- Born: July 29, 1837 Boston, Massachusetts, U.S.
- Died: April 15, 1897 (aged 59) Washington, D.C., U.S.
- Occupation: Attorney
- Known for: Represented the Venezuelan government during the crisis of 1895
- Spouses: ; Annie Maria Perry ​ ​(m. 1861; death 1865)​ ; Anne Amory Dexter ​(m. 1873)​
- Children: 3, including James J. Storrow

= James J. Storrow (attorney) =

American attorney (1837–1897)

James Jackson Storrow (July 29, 1837 – April 15, 1897) was an American patent attorney who represented Venezuela during the crisis of 1895.

==Early life==
Storrow was born in Boston on July 29, 1837, to Charles Storer Storrow and Lydia Cabot (Jackson) Storrow. He was named after his maternal grandfather, noted physician James Jackson.

==Personal life==
On August 28, 1861, Storrow married Annie Maria Perry, granddaughter of Commodore Oliver Hazard Perry, in Andover, Massachusetts. They had three children, Elizabeth Randolph Storrow, James J. Storrow, and Samuel Storrow. Annie Storrow died on March 9, 1865. On September 12, 1873, Storrow married Anne Amory Dexter at Boston's Trinity Church in a ceremony performed by Phillips Brooks.

==Legal career==
Storrow graduated from Harvard College in 1857. He studied law at Harvard Law School and in the office of Elias Merwin and was admitted to the bar in 1860. By 1872, Storrow was dedicating most of his time to patent law cases. Storrow and Benjamin Robbins Curtis represented William Beach Lawrence in his long-running copyright infringement lawsuit against Richard Henry Dana Jr. He was the chief legal advisor for American Bell Telephone and represented the company in The Telephone Cases, a series of court cases in the 1870s and the 1880s related to the invention of the telephone, which culminated in the Supreme Court of the United States upholding the patents belonging to Alexander Graham Bell. In 1875, Storrow represented Sidney Dillon before the U.S. Supreme Court in his suit against the trustees of Boston, Hartford and Erie Railroad. Storrow appeared before the United States Congress to defend patent laws.

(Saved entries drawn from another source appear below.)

static int fr_bin_pipeline(FrParams& p, const fr_gaussians* g, hipStream_t s, const FrScorerPlan* plan = nullptr)
{
	int rc;
	const int P = p.P;
	{
		FrZeroer z;
		z.add(p.tile_cnt, (size_t)p.V * p.T * 4); z.add(p.status, 16); z.add(p.big_list, 64);
		if (p.part_list) z.add(p.part_list, 4);
		if (p.view_work) z.add(p.view_work, (size_t)p.V * 4);
		if (p.vis_count) z.add(p.vis_count, (size_t)p.V * 4);
		if (p.num_rendered && p.vis_list != nullptr && p.T <= FR_MAX_LDS_TILES) z.add(p.num_rendered, (size_t)p.V * 4);
		z.launch(s);
	}
	const bool multi = p.vis_list != nullptr && p.T <= FR_MAX_LDS_TILES;
	if (g->cov3D_precomp) p.cov3D = g->cov3D_precomp;
	else if (plan && multi) p.cov3D = nullptr;
	else
	{
		hipLaunchKernelGGL(k_cov3d, dim3((P + FR_THREADS - 1) / FR_THREADS), dim3(FR_THREADS), 0, s, P, g->scales, p.mod, g->rotations, p.cov3D_out);
		if ((rc = fr_check_launch("k_cov3d"))) return rc;
		p.cov3D = p.cov3D_out;
	}
	p.G = multi ? fr_pick_G_views(P) : fr_pick_G(P, p.V);
	p.VC = fr_pick_VC(p.T);
	const int per_block = FR_THREADS * p.G;
	dim3 gridP((P + per_block - 1) / per_block, p.V);
	const size_t hist_lds = p.T <= FR_MAX_LDS_TILES ? (size_t)p.T * 4 : 16;
	if (plan && !plan->skip_pack)
	{
		const float* shared_hinv = plan->ra.hinv_stride ? nullptr : plan->ra.H_inv;
		dim3 gp((P + FR_THREADS - 1) / FR_THREADS);
		if (plan->columns == 4) hipLaunchKernelGGL((k_pack_static<4>), gp, dim3(FR_THREADS), 0, s, p, shared_hinv, (float*)plan->ra.packed, (float4*)plan->ra.mt, (float4*)plan->ra.grp);
		else hipLaunchKernelGGL((k_pack_static<11>), gp, dim3(FR_THREADS), 0, s, p, shared_hinv, (float*)plan->ra.packed, (float4*)plan->ra.mt, (float4*)plan->ra.grp);
		if ((rc = fr_check_launch("k_pack_static"))) return rc;
	}
	FrJoinGuard joins(s);
	if (multi)
	{
		const bool once = plan && plan->ra.comp != nullptr && fr_debug_mode() != 20;
		if (!once) p.tile_cap = 0;
		const bool wanted_fixed = p.tile_cap != 0;
		if (once) p.VC = fr_plan_views_c(p.T, p.VC, p.tile_cap);
		if (once && wanted_fixed && !p.tile_cap) return fr_fail(FR_EINVAL, "fr_bin_pipeline: fixed key segments planned, but they do not fit the LDS");
		auto lds_c_of = [&](int vc) { return fr_lds_views_c(vc, p.T, p.tile_cap != 0); };
		dim3 gridV(gridP.x, (p.V + p.VC - 1) / p.VC);
		const size_t lds = ((size_t)p.VC * p.T + (size_t)FR_THREADS * p.VC + 12 * (size_t)p.VC + 2 * (size_t)p.VC * 8 * (size_t)p.G) * 4;
		FrRecordArgs ra = plan ? plan->ra : FrRecordArgs{ nullptr, 0, nullptr, nullptr, nullptr, nullptr, 0, nullptr, nullptr, 6 };
		const bool dk = p.tile_cap != 0;
		const size_t lds_c = lds_c_of(p.VC);
#define FR_VIEWS_C(...) hipLaunchKernelGGL((k_preprocess_views_c<__VA_ARGS__>), gridV, dim3(FR_THREADS), lds_c, s, p, ra)
		const bool c4 = plan && plan->columns == 4;
		if (once)
		{
			switch (plan->form)
			{
			case FrRecForm::Render:
				if (dk) FR_VIEWS_C(4, 4, true); else FR_VIEWS_C(4, 4, false);
				break;
			case FrRecForm::Pose:
				if (dk) FR_VIEWS_C(4, 3, true); else FR_VIEWS_C(4, 3, false);
				break;
			case FrRecForm::General:
				if (c4) { if (dk) FR_VIEWS_C(4, 2, true); else FR_VIEWS_C(4, 2, false); }
				else { if (dk) FR_VIEWS_C(11, 2, true); else FR_VIEWS_C(11, 2, false); }
				break;
			case FrRecForm::A:
				if (dk) FR_VIEWS_C(4, 1, true); else FR_VIEWS_C(4, 1, false);
				break;
			case FrRecForm::Point:
				if (c4) { if (dk) FR_VIEWS_C(4, 0, true, false, true); else FR_VIEWS_C(4, 0, false, false, true); }
				else { if (dk) FR_VIEWS_C(11, 0, true, false, true); else FR_VIEWS_C(11, 0, false, false, true); }
				break;
			case FrRecForm::Score:
				if (c4 && dk && plan->view_identity) FR_VIEWS_C(4, 0, true, true);
				else if (c4) { if (dk) FR_VIEWS_C(4, 0, true); else FR_VIEWS_C(4, 0, false); }
				else { if (dk) FR_VIEWS_C(11, 0, true); else FR_VIEWS_C(11, 0, false); }
				break;
			}
		}
#undef FR_VIEWS_C
		else if (!plan) hipLaunchKernelGGL((k_preprocess_views<0, false>), gridV, dim3(FR_THREADS), lds, s, p, ra);
#ifdef FR_AB
		else if (plan->form == FrRecForm::A) hipLaunchKernelGGL((k_preprocess_views<-4, true>), gridV, dim3(FR_THREADS), lds, s, p, ra);
		else if (c4) hipLaunchKernelGGL((k_preprocess_views<4, true>), gridV, dim3(FR_THREADS), lds, s, p, ra);
		else hipLaunchKernelGGL((k_preprocess_views<11, true>), gridV, dim3(FR_THREADS), lds, s, p, ra);
#else
		else return fr_fail(FR_EINVAL, "fr_bin_pipeline: a records plan of the multi-view front end needs compact records");
#endif
		if ((rc = fr_check_launch("k_preprocess_views"))) return rc;
	}
	else
	{
		p.tile_cap = 0;
		hipLaunchKernelGGL(k_preprocess, gridP, dim3(FR_THREADS), hist_lds, s, p);
		if ((rc = fr_check_launch("k_preprocess"))) return rc;
	}
	if (multi && p.tile_cap >= 2u * (uint32_t)FR_SORT_SMALL_KEYS + 128u && fr_debug_mode() != 32)
	{
		p.small_max = (uint32_t)FR_PART_MIN_DEFAULT;
		FR_AB_ONLY({ const int e = fr_env_int("FR_PART_MIN"); if (e >= 512 && e <= FR_SORT_SMALL_KEYS) p.small_max = (uint32_t)e; })
	}
	if (multi && p.tile_cap)
		hipLaunchKernelGGL(k_tile_lists, dim3((p.V * p.T + 4 * FR_THREADS - 1) / (4 * FR_THREADS)), dim3(FR_THREADS), 0, s, p.tile_cnt, p.tile_off, p.V * p.T, p.T,
		                   p.tile_cap, p.status, p.big_list, p.view_work, p.view_perm, p.ablate, p.small_max);
	else
	hipLaunchKernelGGL(k_scan_tiles, dim3(1), dim3(1024), 0, s, p.tile_cnt, p.tile_off, p.tile_fill, p.V * p.T, p.T, p.V,
	                   p.key_capacity, p.status, multi ? (int*)nullptr : p.num_rendered, p.big_list, p.view_work, p.view_perm);
	if ((rc = fr_check_launch("k_scan_tiles"))) return rc;
	if (multi && p.tile_cap) {  }
	else if (multi) hipLaunchKernelGGL(k_scatter_vis, gridP, dim3(FR_THREADS), 2 * hist_lds, s, p);
	else hipLaunchKernelGGL(k_scatter_keys, gridP, dim3(FR_THREADS), 2 * hist_lds, s, p);
	if ((rc = fr_check_launch("k_scatter_keys"))) return rc;
	if (plan && !multi)
	{
		FrSideStream& s2 = fr_side_stream(1);
		const bool forked2 = s2.ok && hipEventRecord(s2.fork, s) == hipSuccess && hipStreamWaitEvent(s2.stream, s2.fork, 0) == hipSuccess;
		hipStream_t rs = forked2 ? s2.stream : s;
		if (plan->form == FrRecForm::A) hipLaunchKernelGGL((k_fisher_records<4, false, true>), gridP, dim3(FR_THREADS), 0, rs, p, plan->ra);
		else if (plan->columns == 4) hipLaunchKernelGGL((k_fisher_records<4, false, false>), gridP, dim3(FR_THREADS), 0, rs, p, plan->ra);
		else hipLaunchKernelGGL((k_fisher_records<11, false, false>), gridP, dim3(FR_THREADS), 0, rs, p, plan->ra);
		if (forked2) joins.forked(&s2);
		if ((rc = fr_check_launch("k_fisher_records"))) return rc;
	}
	FrSideStream& side = fr_side_stream();
	const bool part_all = p.tile_cap >= 32768u && fr_debug_mode() != 32;
	const bool want_fork = fr_debug_mode() != 7 && (!multi || p.V >= 8) && !part_all;
	const bool forked = want_fork && side.ok && hipEventRecord(side.fork, s) == hipSuccess && hipStreamWaitEvent(side.stream, side.fork, 0) == hipSuccess;
	const int big_blocks = p.T * p.V < 256 ? p.T * p.V : 256;
	if (forked) joins.forked(&side);
	uint32_t part_max = 0;
	if (p.part_list && p.tile_cap >= 2u * (uint32_t)FR_SORT_SMALL_KEYS + 128u && fr_debug_mode() != 32)
	{
		part_max = p.tile_cap / 2u - 64u;
		if (part_max > 16320u) part_max = 16320u;
	}
	hipLaunchKernelGGL(k_sort_big_tiles, dim3(big_blocks), dim3(1024), 0, forked ? side.stream : s, p, part_max);
	if ((rc = fr_check_launch("k_sort_big_tiles"))) return rc;
	const int mid_blocks = p.T * p.V < 2048 ? p.T * p.V : 2048;
	if (part_max)
	{
		uint32_t split_blocks = (4u * (uint32_t)fr_cu_count()) & ~7u;
		if (split_blocks < 8u) split_blocks = 8u;
		if (split_blocks > (uint32_t)(p.T * p.V)) split_blocks = (uint32_t)(p.T * p.V);
		FR_AB_ONLY({ const int e = fr_env_int("FR_SPLIT_BLOCKS"); if (e >= 8 && e <= 8192) split_blocks = (uint32_t)e & ~7u; })
		hipLaunchKernelGGL(k_sort_split, dim3(split_blocks + (uint32_t)(p.T * p.V)), dim3(FR_THREADS), 0, s, p, part_max, split_blocks);
		if ((rc = fr_check_launch("k_sort_split"))) return rc;
		uint32_t part_blocks = 8u * (uint32_t)fr_cu_count();
		FR_AB_ONLY({ const int e = fr_env_int("FR_PART_BLOCKS"); if (e >= 1 && e <= 65536) part_blocks = (uint32_t)e; })
		hipLaunchKernelGGL(k_sort_parts, dim3(part_blocks), dim3(FR_THREADS), 0, s, p);
		if ((rc = fr_check_launch("k_sort_parts"))) return rc;
	}
	else
	{
		hipLaunchKernelGGL(k_sort_tiles, dim3(p.T * p.V), dim3(FR_THREADS), 0, s, p);
		if ((rc = fr_check_launch("k_sort_tiles"))) return rc;
// ... 375 lines not shown
	b.n_contrib = (const uint32_t*)((const char*)image_ws + L.n_contrib);
	b.power = 1;
	b.dL_dconic = dL_dconic; b.dL_dopacity = dL_dopacity;
	b.dL_dmean3D = dL_dmeans3D; b.dL_dcov3D = dL_dcov3D; b.dL_dscale = dL_dscales; b.dL_drot = dL_drotations;
	b.dL_dmean2D_b = nullptr;
	b.dL_dpix = dL_dout_color; b.colors = g->colors_precomp; b.dL_dmean2D = dL_dmeans2D; b.dL_dcolors = dL_dcolors;
	b.dL_dpix2 = dL_dout_features; b.colors2 = features; b.dL_dmean2D_2 = dL_dmeans2D_features; b.dL_dcolors2 = dL_dfeatures;
	b.only_flagged = nullptr; b.u_only = 0;
	const bool pair_walk = fr_debug_mode() == 18 || chunked;
	if (chunked)
	{
		if ((rc = fr_launch_chunked<6>(p, b, sq, scratch, nullptr, s))) return rc;
	}
	else
#ifdef FR_AB
	if (pair_walk)
	{
		hipLaunchKernelGGL((k_backward_lin_walk<true>), dim3(p.T), block, 0, s, p, b);
		if ((rc = fr_check_launch("k_backward_lin_walk<pair>"))) return rc;
	}
	else
#endif
	hipLaunchKernelGGL((k_backward_lin_tile<true>), dim3(p.T), block, 0, s, p, b, fallback);
	if ((rc = fr_check_launch("k_backward_lin_tile<pair>"))) return rc;
	for (int pass = 0; pass < 2 && !pair_walk; pass++)
	{
		b.dL_dpix = pass ? dL_dout_features : dL_dout_color;
		b.colors = pass ? features : g->colors_precomp;
		b.dL_dmean2D = pass ? dL_dmeans2D_features : dL_dmeans2D;
		b.dL_dcolors = pass ? dL_dfeatures : dL_dcolors;
		b.only_flagged = fallback; b.u_only = 1;
		if (sr) hipLaunchKernelGGL((k_backward_tile<true, false>), grid, block, 0, s, p, b);
		else hipLaunchKernelGGL((k_backward_tile<false, false>), grid, block, 0, s, p, b);
		if ((rc = fr_check_launch("k_backward_tile(flagged)"))) return rc;
	}
	b.dL_dmean2D = dL_dmeans2D; b.dL_dmean2D_b = dL_dmeans2D_features;
	b.dL_dcolors = dL_dcolors; b.colors = g->colors_precomp;
	dim3 gp((P + FR_THREADS - 1) / FR_THREADS);
	if (sr) hipLaunchKernelGGL((k_backward_finish<true, false>), gp, block, 0, s, p, b, (float*)nullptr);
	else hipLaunchKernelGGL((k_backward_finish<false, false>), gp, block, 0, s, p, b, (float*)nullptr);
	return fr_check_launch("k_backward_finish");
}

In 1896, at the recommendation of his Harvard Law classmate Richard Olney, Storrow was hired as an associate counsel to William Lindsay Scruggs, who was representing Venezuela in its border dispute with British Guiana. Storrow represented Venezuela before the Venezuela Boundary Commission, attended the signing of the Anglo-Venezuelan arbitration treaty, and accompanied minister José Andrade back to Venezuela to present the treaty to President Joaquín Crespo.

Storrow died unexpectedly on April 15, 1897, in the Thomas Jefferson Building.